Judy Wiles, a Southeast Missouri State University professor who specializes in marketing, thinks she knows why this mode of retail has become so popular.

"Certainly, convenience is the top reason, but from a consumer psychology point of view there is also the safety factor," Wiles said. "Market research people have found that, especially with women, they feel more comfortable doing certain business from the car. People associate convenience stores with robberies, more so than other places so they might feel safer from the car."

Women are also more likely to be traveling with young children.

"It's very distracting for a child to go into a new place," Wiles said, "and for a mother it might not be worth it if she has to get the kids out of the car-seats and into a restaurant or convenience store."

Southeast sociology professor Gerald Stott said that the whole culture has changed.

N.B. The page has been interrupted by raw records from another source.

template <class G, int NI, int CH, int WAVES, int NG, bool SCR_OWN, int MODE, int TR, int NSPLIT = 1, int KSPL = 1>
__global__ __launch_bounds__(WAVES * 64) void convres_kernel(const ConvResArgs a) {
    using L = CrLayout<G, NI, CH, WAVES, NG, SCR_OWN, NSPLIT, KSPL>;
    constexpr int NT = L::NT, MG = L::MG, NTHR = WAVES * 64;
    constexpr int BP = L::BP, SCR_PITCH = L::SCR_PITCH;
    extern __shared__ __attribute__((aligned(16))) char smem[];
    char* const img_s = smem;
    char* const w_s = smem + L::OFF_W;
    unsigned* const tab = reinterpret_cast<unsigned*>(smem + L::OFF_TAB);
    float4* const trt = reinterpret_cast<float4*>(smem + L::OFF_TRT);

    const int tid = threadIdx.x, lane = tid & 63;
    const int wave = __builtin_amdgcn_readfirstlane(tid >> 6);
    const int r = lane & 31, h = lane >> 5;
    const int kg = wave % KSPL, ng = (wave / KSPL) % NG, mg = wave / (KSPL * NG);
    const int ntb = blockIdx.y * (G::N / 32 / NSPLIT) + ng * NT;
    const int img0 = blockIdx.x * NI;
    const int grp = img0 / a.group_n;
    auto stamp = [&](int idx) {
        if (a.ts && lane == 0) a.ts[((size_t)blockIdx.x * WAVES + wave) * 16 + idx] = __builtin_amdgcn_s_memrealtime();
    };
    stamp(0);

    constexpr bool BDIR = L::BDIR;
    constexpr int WV = BDIR ? 1 : crgeo::cdiv(G::N * CH * 2, NTHR);
    i32x4c wreg[WV];
    auto w_fetch = [&](auto ci, auto chi) {
        constexpr int c = decltype(ci)::value, ch = decltype(chi)::value;
        constexpr int CHK = crgeo::cmin(CH, G::KSTEPS(c) - ch * CH), VPR = CHK * 2 + (BDIR ? 1 : 0), NV = G::N * VPR;
        const bf16* wsrc = a.Wp[c] + ch * CH * 16;
        const int kpad = a.Kpad[c];
#pragma unroll
        for (int it = 0; it < crgeo::cdiv(NV, NTHR); ++it) {
            const int v = tid + it * NTHR;
            const int n = v / VPR, kv = v - n * VPR;
            if (v < NV) wreg[it] = *reinterpret_cast<const i32x4c*>(wsrc + (size_t)n * kpad + kv * 8);
        }
    };
    auto w_store = [&](auto ci, auto chi) {
        constexpr int c = decltype(ci)::value, ch = decltype(chi)::value;
        constexpr int CHK = crgeo::cmin(CH, G::KSTEPS(c) - ch * CH), VPR = CHK * 2 + (BDIR ? 1 : 0), NV = G::N * VPR;
#pragma unroll
        for (int it = 0; it < crgeo::cdiv(NV, NTHR); ++it) {
            const int v = tid + it * NTHR;
            const int n = v / VPR, kv = v - n * VPR;
            if (v < NV) *reinterpret_cast<i32x4c*>(w_s + n * BP + kv * 16) = wreg[it];
        }
    };
    if constexpr (!BDIR) w_fetch(std::integral_constant<int, 0>{}, std::integral_constant<int, 0>{});

    constexpr int VPP = G::C / 8;
    constexpr int NVI = NI * G::AH * G::AW * VPP;
    constexpr int IT = crgeo::cdiv(NVI, NTHR), SB = 4, NB = crgeo::cdiv(IT, SB);
    static_assert(NTHR % VPP == 0, "a thread keeps its channel vector across staging iterations");
    const bf16* const src = a.A + (size_t)img0 * (G::AH * G::AW * G::C);
    const bf16* const src_r = TR == 2 ? a.t_r + (size_t)img0 * (G::AH * G::AW * G::C) : nullptr;
    bf16* const stage_dst = (TR != 0 && a.stage_out && blockIdx.y == 0) ? a.stage_out + (size_t)img0 * (G::AH * G::AW * G::C) : nullptr;
    i32x4c ireg[SB], rreg[TR == 2 ? SB : 1];
    auto i_fetch = [&](int b) {
#pragma unroll
        for (int i = 0; i < SB; ++i) {
            const int v = tid + (b * SB + i) * NTHR;
            if (b * SB + i < IT && v < NVI) {
                ireg[i] = *reinterpret_cast<const i32x4c*>(src + (size_t)v * 8);
                if constexpr (TR == 2) rreg[i] = *reinterpret_cast<const i32x4c*>(src_r + (size_t)v * 8);
            }
        }
    };
    float tc0[TR ? 8 : 1], tc1[TR ? 8 : 1], tc2[TR == 2 ? 8 : 1];
    auto i_store = [&](int b) {
#pragma unroll
        for (int i = 0; i < SB; ++i) {
            const int v = tid + (b * SB + i) * NTHR;
            if (b * SB + i < IT && v < NVI) {
                const int pix = v / VPP, cv = v - pix * VPP;
                const int img = pix / (G::AH * G::AW), p2 = pix - img * (G::AH * G::AW);
                const int iy = p2 / G::AW, ix = p2 - iy * G::AW;
                const int cell = G::cell(iy, ix);
                i32x4c val = ireg[i];
                if constexpr (TR == 1) {
                    const bf16x8 x = __builtin_bit_cast(bf16x8, val);
                    bf16x8 o;
#pragma unroll
                    for (int j = 0; j < 8; ++j) o[j] = (bf16)swish_fast((float)x[j] * tc0[j] + tc1[j]);
                    val = __builtin_bit_cast(i32x4c, o);
                } else if constexpr (TR == 2) {
                    const bf16x8 x = __builtin_bit_cast(bf16x8, val), rr = __builtin_bit_cast(bf16x8, rreg[i]);
                    bf16x8 o;
#pragma unroll
                    for (int j = 0; j < 8; ++j) o[j] = (bf16)((float)x[j] * tc0[j] + ((float)rr[j] * tc1[j] + tc2[j]));
                    val = __builtin_bit_cast(i32x4c, o);
                }
                if (cell >= 0) *reinterpret_cast<i32x4c*>(img_s + img * G::IMG_BYTES + cell + cv * 16) = val;
                if constexpr (TR != 0)
                    if (stage_dst) *reinterpret_cast<i32x4c*>(stage_dst + (size_t)v * 8) = val;
            }
        }
    };
    if (!(a.dbg & 4)) i_fetch(0);

    {
        const i32x4c z = {0, 0, 0, 0};
        for (int i = tid * 16; i < L::IMG_ALL; i += NTHR * 16) *reinterpret_cast<i32x4c*>(img_s + i) = z;
        const unsigned img_out = (unsigned)(G::OH * G::OW) * (unsigned)a.ldo * 2u;
        static_for<0, G::NCLS>([&](auto ci) {
            constexpr int c = decltype(ci)::value;
            constexpr int ROWS = NI * G::OYX(c), T = crgeo::cdiv(ROWS, 32);
            for (int e = tid; e < T * 32; e += NTHR) {
                unsigned v = OOB_OFF;
                if (e < ROWS) {
                    const int img = e / G::OYX(c), q = e - img * G::OYX(c);
                    const int jy = q / G::OX(c), jx = q - jy * G::OX(c);
                    v = (unsigned)img * img_out + (unsigned)((G::out_y(c, jy) * G::OW + G::out_x(c, jx)) * a.ldo * 2);
                }
                tab[tab_base<G, NI>(c) + e] = v;
            }
        });
        if constexpr (TR == 1) {
            for (int ch = tid; ch < G::C; ch += NTHR) {
                float2 aff, mr;
                bn_channel_tables(a.fin, grp, ch, aff, mr);
                trt[ch] = make_float4(aff.x, aff.y, 0.f, 0.f);
            }
            if (blockIdx.x == 0 && blockIdx.y == 0) {
                for (int i = tid; i < a.fin.G * G::C; i += NTHR) {
                    float2 aff, mr;
                    bn_channel_tables(a.fin, i / G::C, i % G::C, aff, mr);
                    a.fin.affine[i] = aff; a.fin.meanrstd[i] = mr;
                }
                bn_running_update(a.fin, tid, NTHR);
            }
        } else if constexpr (TR == 2) {
            for (int ch = tid; ch < G::C; ch += NTHR) {
                float sx = 0.f, sy = 0.f;
                for (int q = 0; q < MMVAE_STAT_SLOTS; ++q) {
                    const float2 t = a.t_red[((size_t)grp * MMVAE_STAT_SLOTS + q) * G::C + ch];
                    sx += t.x; sy += t.y;
                }
                const float2 mr = a.t_mr[grp * G::C + ch];
                const float g = a.t_gamma[ch] * mr.y, m1 = sx * a.t_inv_cnt, m2 = sy * a.t_inv_cnt;
                const float cb = -g * m2 * mr.y;
                trt[ch] = make_float4(g, cb, -cb * mr.x - g * m1, 0.f);
            }
            if (blockIdx.x == 0 && blockIdx.y == 0 && (a.t_dgamma || a.t_dbeta)) {
                for (int ch = tid; ch < G::C; ch += NTHR) {
                    float tg = 0.f, tb = 0.f;
                    for (int gg = 0; gg < a.t_groups; ++gg)
                        for (int q = 0; q < MMVAE_STAT_SLOTS; ++q) {
                            const float2 t = a.t_red[((size_t)gg * MMVAE_STAT_SLOTS + q) * G::C + ch];
                            tb += t.x; tg += t.y;
                        }
                    if (a.t_dgamma) a.t_dgamma[ch] += tg;
                    if (a.t_dbeta) a.t_dbeta[ch] += tb;
                }
            }
        }
    }
    stamp(1);
    __syncthreads();
    stamp(2);
    if constexpr (TR != 0) {
        const int cv0 = (tid % VPP) * 8;
#pragma unroll
        for (int j = 0; j < 8; ++j) {
            const float4 t = trt[cv0 + j];
            tc0[j] = t.x; tc1[j] = t.y;
            if constexpr (TR == 2) tc2[j] = t.z;
        }
    }
    if (!(a.dbg & 4)) {
        i_store(0);
        for (int b = 1; b < NB; ++b) { i_fetch(b); i_store(b); }
    }
    if constexpr (!BDIR) w_store(std::integral_constant<int, 0>{}, std::integral_constant<int, 0>{});
    stamp(3);
    __syncthreads();
    stamp(4);

    const __amdgpu_buffer_rsrc_t orsrc = __builtin_amdgcn_make_buffer_rsrc(
        a.out, 0, (int)((size_t)a.nimg * G::OH * G::OW * a.ldo * 2), 0x00020000);
    const __amdgpu_buffer_rsrc_t rrsrc = __builtin_amdgcn_make_buffer_rsrc(
        const_cast<bf16*>(a.d_r ? a.d_r : a.out), 0, (int)((size_t)a.nimg * G::OH * G::OW * a.ldo * 2), 0x00020000);
    const unsigned wg_out = (unsigned)img0 * (unsigned)(G::OH * G::OW) * (unsigned)a.ldo * 2u;
    float dsc[NT], dsh[NT], dmean[NT], drstd[NT], s1[NT], s2[NT];
#pragma unroll
    for (int nt = 0; nt < NT; ++nt) {
        const int co = (ntb + nt) * 32 + r;
        dsc[nt] = 1.f; dsh[nt] = 0.f; dmean[nt] = 0.f; drstd[nt] = 0.f; s1[nt] = 0.f; s2[nt] = 0.f;
        if (MODE == 1 && a.d_affine) { const float2 t = a.d_affine[grp * G::N + co]; dsc[nt] = t.x; dsh[nt] = t.y; }
        if (MODE == 1 && a.d_meanrstd) { const float2 t = a.d_meanrstd[grp * G::N + co]; dmean[nt] = t.x; drstd[nt] = t.y; }
    }
    char* const scr = (SCR_OWN ? smem + L::OFF_SCR : w_s) + wave * L::SCR_BYTES;
    __amdgpu_buffer_rsrc_t wrsrc[BDIR ? G::NCLS : 1];
    if constexpr (BDIR) {
#pragma unroll
        for (int i = 0; i < G::NCLS; ++i)
            wrsrc[i] = __builtin_amdgcn_make_buffer_rsrc(const_cast<bf16*>(a.Wp[i]), 0, a.Npad * a.Kpad[i] * 2, 0x00020000);
    }

    static_for<0, G::NCLS>([&](auto ci) {
        constexpr int c = decltype(ci)::value;
        constexpr int ROWS = NI * G::OYX(c), T = crgeo::cdiv(ROWS, 32), MT = crgeo::cdiv(T, MG);
        constexpr int KS = G::KSTEPS(c), CHE = BDIR ? KS : CH, NCH = crgeo::cdiv(KS, CHE);
        constexpr int KSL = KS / KSPL;
        int abase[MT];
#pragma unroll
        for (int m = 0; m < MT; ++m) {
            const int t = mg + m * MG;
            int R = (t < T ? t : 0) * 32 + r;
            R = R < ROWS ? R : ROWS - 1;
            const int img = R / G::OYX(c), q = R - img * G::OYX(c);
            const int jy = q / G::OX(c), jx = q - jy * G::OX(c);
            abase[m] = img * G::IMG_BYTES + G::base0(c) + jy * G::row_stride(c) + jx * G::col_stride(c) + h * 16;
            if constexpr (KSPL > 1) {
                static_assert(G::TH(c) % KSPL == 0, "the k split is by tap row");
                constexpr int KSL_ = KS / KSPL;
                abase[m] += kg * (G::step_off(c, KSL_) - G::step_off(c, 0));
            }
        }
        f32x16 acc[MT][NT];
#pragma unroll
        for (int m = 0; m < MT; ++m)
#pragma unroll
            for (int nt = 0; nt < NT; ++nt)
#pragma unroll
                for (int j = 0; j < 16; ++j) acc[m][nt][j] = 0.f;
        const int wrow = ((ng * NT) * 32 + r) * BP + h * 16;

        if constexpr (BDIR) {
            constexpr int PD = KSL < 8 ? KSL : 8;
            static_assert(KSPL == 1 || KSL % 2 == 0, "a wave's k range starts on a 32-column block of the packed weights");
            unsigned voff[NT];
#pragma unroll
            for (int nt = 0; nt < NT; ++nt)
                voff[nt] = (unsigned)(((2 * (ntb + nt) + (r >> 4)) * (a.Kpad[c] >> 5) * 64 + h * 16 + (r & 15)) * 16) +
                           (unsigned)(kg * (KSL / 2) * 1024);
            auto bload = [&](auto ki, bf16x8 (&fb)[NT]) {
                constexpr int kk = decltype(ki)::value;
#pragma unroll
                for (int nt = 0; nt < NT; ++nt)
                    fb[nt] = __builtin_bit_cast(bf16x8, __builtin_amdgcn_raw_buffer_load_b128(wrsrc[c], (int)voff[nt], (kk >> 1) * 1024 + (kk & 1) * 512, 0));
            };
            auto aload = [&](auto ki, bf16x8 (&fa)[MT]) {
                constexpr int kk = decltype(ki)::value;
                constexpr int aoff = G::step_off(c, kk);
#pragma unroll
                for (int m = 0; m < MT; ++m) fa[m] = *reinterpret_cast<const bf16x8*>(img_s + abase[m] + aoff);
            };
            bf16x8 bq[PD][NT], af[MT];
            static_for<0, PD>([&](auto pi) { bload(pi, bq[decltype(pi)::value]); });
            aload(std::integral_constant<int, 0>{}, af);
            __builtin_amdgcn_sched_group_barrier(0x100, MT, 0);
            if (!(a.dbg & 2))
            static_for<0, KSL>([&](auto ki) {
                constexpr int kk = decltype(ki)::value;
                constexpr int KS = KSL;
                bf16x8 bcur[NT], an[MT];
#pragma unroll
                for (int nt = 0; nt < NT; ++nt) bcur[nt] = bq[kk % PD][nt];
                if constexpr (kk + PD < KS) bload(std::integral_constant<int, kk + PD>{}, bq[kk % PD]);
                if constexpr (kk + 1 < KS) aload(std::integral_constant<int, kk + 1>{}, an);
#pragma unroll
                for (int m = 0; m < MT; ++m)
#pragma unroll
                    for (int nt = 0; nt < NT; ++nt)
                        acc[m][nt] = __builtin_amdgcn_mfma_f32_32x32x16_bf16(af[m], bcur[nt], acc[m][nt], 0, 0, 0);
                if constexpr (kk + PD < KS) __builtin_amdgcn_sched_group_barrier(0x020, NT, 0);
                if constexpr (kk + 1 < KS) __builtin_amdgcn_sched_group_barrier(0x100, MT, 0);
                __builtin_amdgcn_sched_group_barrier(0x008, MT * NT, 0);
                if constexpr (kk + 1 < KS) {
#pragma unroll
                    for (int m = 0; m < MT; ++m) af[m] = an[m];
                }
            });
            if constexpr (KSPL > 1) {
                float* const red = reinterpret_cast<float*>(smem + L::OFF_RED);
                constexpr int WSTR = L::max_mt() * NT * 1024;
#pragma unroll
                for (int m = 0; m < MT; ++m)
#pragma unroll
                    for (int nt = 0; nt < NT; ++nt)
#pragma unroll
                        for (int v4 = 0; v4 < 4; ++v4)
                            *reinterpret_cast<f32x4*>(red + wave * WSTR + ((m * NT + nt) * 64 + lane) * 16 + v4 * 4) =
                                f32x4{acc[m][nt][4 * v4], acc[m][nt][4 * v4 + 1], acc[m][nt][4 * v4 + 2], acc[m][nt][4 * v4 + 3]};
                __syncthreads();
                if (kg == 0) {
#pragma unroll
                    for (int k2 = 1; k2 < KSPL; ++k2)
#pragma unroll
                        for (int m = 0; m < MT; ++m)
#pragma unroll
                            for (int nt = 0; nt < NT; ++nt)
#pragma unroll
                                for (int v4 = 0; v4 < 4; ++v4) {
                                    const f32x4 t = *reinterpret_cast<const f32x4*>(red + (wave + k2) * WSTR + ((m * NT + nt) * 64 + lane) * 16 + v4 * 4);
                                    acc[m][nt][4 * v4] += t[0]; acc[m][nt][4 * v4 + 1] += t[1];
                                    acc[m][nt][4 * v4 + 2] += t[2]; acc[m][nt][4 * v4 + 3] += t[3];
                                }
                }
                __syncthreads();
            }
        }
        static_for<0, NCH>([&](auto chi) {
            constexpr int ch = decltype(chi)::value;
            constexpr int CHK = crgeo::cmin(CHE, KS - ch * CHE);
            constexpr bool last_chunk = ch + 1 == NCH;
            constexpr bool has_next = !BDIR && (!last_chunk || c + 1 < G::NCLS);
            constexpr int cn = last_chunk ? c + 1 : c, chn = last_chunk ? 0 : ch + 1;
            if constexpr (has_next) w_fetch(std::integral_constant<int, cn>{}, std::integral_constant<int, chn>{});
            if (!BDIR && !(a.dbg & 2)) {
                bf16x8 af[MT], bfr[NT];
                auto frag = [&](auto ki, bf16x8 (&fa)[MT], bf16x8 (&fb)[NT]) {
                    constexpr int kk = decltype(ki)::value;
                    constexpr int aoff = G::step_off(c, ch * CHE + kk);
#pragma unroll
                    for (int nt = 0; nt < NT; ++nt)
                        fb[nt] = *reinterpret_cast<const bf16x8*>(w_s + wrow + nt * 32 * BP + kk * 32);
#pragma unroll
                    for (int m = 0; m < MT; ++m) fa[m] = *reinterpret_cast<const bf16x8*>(img_s + abase[m] + aoff);
                };
                frag(std::integral_constant<int, 0>{}, af, bfr);
                __builtin_amdgcn_sched_group_barrier(0x100, MT + NT, 0);
                static_for<0, CHK>([&](auto ki) {
                    constexpr int kk = decltype(ki)::value;
                    bf16x8 an[MT], bn[NT];
                    if constexpr (kk + 1 < CHK) frag(std::integral_constant<int, kk + 1>{}, an, bn);
#pragma unroll
                    for (int m = 0; m < MT; ++m)
#pragma unroll
                        for (int nt = 0; nt < NT; ++nt)
                            acc[m][nt] = __builtin_amdgcn_mfma_f32_32x32x16_bf16(af[m], bfr[nt], acc[m][nt], 0, 0, 0);
                    if constexpr (kk + 1 < CHK) __builtin_amdgcn_sched_group_barrier(0x100, MT + NT, 0);
                    __builtin_amdgcn_sched_group_barrier(0x008, MT * NT, 0);
                    if constexpr (kk + 1 < CHK) {
#pragma unroll
                        for (int m = 0; m < MT; ++m) af[m] = an[m];
#pragma unroll
                        for (int nt = 0; nt < NT; ++nt) bfr[nt] = bn[nt];
                    }
                });
            }
            if constexpr (last_chunk) {
                stamp(5 + 2 * c);
                if constexpr (!SCR_OWN) __syncthreads();
#pragma unroll
                for (int m = 0; m < MT; ++m) {
                    const int t = mg + m * MG;
                    if (t < T && kg == 0) {
                        const unsigned* trow = tab + tab_base<G, NI>(c) + t * 32;
                        const unsigned off0 = trow[lane & 15], off1 = trow[16 + (lane & 15)];
                        const int rows_left = ROWS - t * 32;
#pragma unroll
                        for (int nt = 0; nt < NT; ++nt) {
                            const unsigned cob = (unsigned)(((ntb + nt) * 32 + (lane >> 4) * 8) * 2) + wg_out;
                            if (rows_left >= 32)
                                cr_epilogue_tile<MODE, false>(acc[m][nt], scr, lane, 32, off0 + cob, off1 + cob, orsrc, rrsrc,
                                                              dsc[nt], dsh[nt], dmean[nt], drstd[nt], s1[nt], s2[nt], !(a.dbg & 1));
                            else
                                cr_epilogue_tile<MODE, true>(acc[m][nt], scr, lane, rows_left, off0 + cob, off1 + cob, orsrc, rrsrc,
                                                             dsc[nt], dsh[nt], dmean[nt], drstd[nt], s1[nt], s2[nt], !(a.dbg & 1));
                        }
                    }
                }
            }
            if constexpr (last_chunk) stamp(6 + 2 * c);
            if constexpr (has_next) {
                __syncthreads();
                w_store(std::integral_constant<int, cn>{}, std::integral_constant<int, chn>{});
                __syncthreads();
            }
        });
    });

    stamp(13);
    float2* red = MODE == 1 ? a.d_red : a.colstats;
    if (red && kg == 0) {
        const int slot = (int)(blockIdx.x + wave) % MMVAE_STAT_SLOTS;
#pragma unroll
        for (int nt = 0; nt < NT; ++nt) {
            const float t1 = s1[nt] + __shfl_xor(s1[nt], 32, 64), t2 = s2[nt] + __shfl_xor(s2[nt], 32, 64);
            if (h == 0) {
                float2* d = red + ((size_t)grp * MMVAE_STAT_SLOTS + slot) * G::N + (ntb + nt) * 32 + r;
                atomicAdd(&d->x, t1);
                atomicAdd(&d->y, t2);
            }
        }
    }
    stamp(14);
}

}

"I am amazed at the number of young people who eat out frequently," he said. "When I first started teaching here I felt that if we could go out for a burger on a Friday night we were doing pretty well, now it's every night."

Stott said that people have both more disposable income and less time than they did even one generation ago. People, he said, don't expect banking, shopping, or eating to be "events." They just want them to be as quick and painless as possible.

Southeast sociology professor Larry Hamilton said that when he came to town Pfister's Drive-In on Broadway was the only one of its kind in town. He thinks that drive-through restaurants are appealing to people wary of the stigma of eating alone and that drive-through convenience stores allow people to easily buy items that might be embarrassing to buy inside the store.

None of this, however, explains why Cape Girardeau has become such a mecca for drive-through commerce.

"I know it's not like that in other places," said Chamber of Commerce president John Mehner. "I've had people come up and say, 'I bet Cape has more drive-throughs than any place else its size.' It might be true, and I don't know why that is."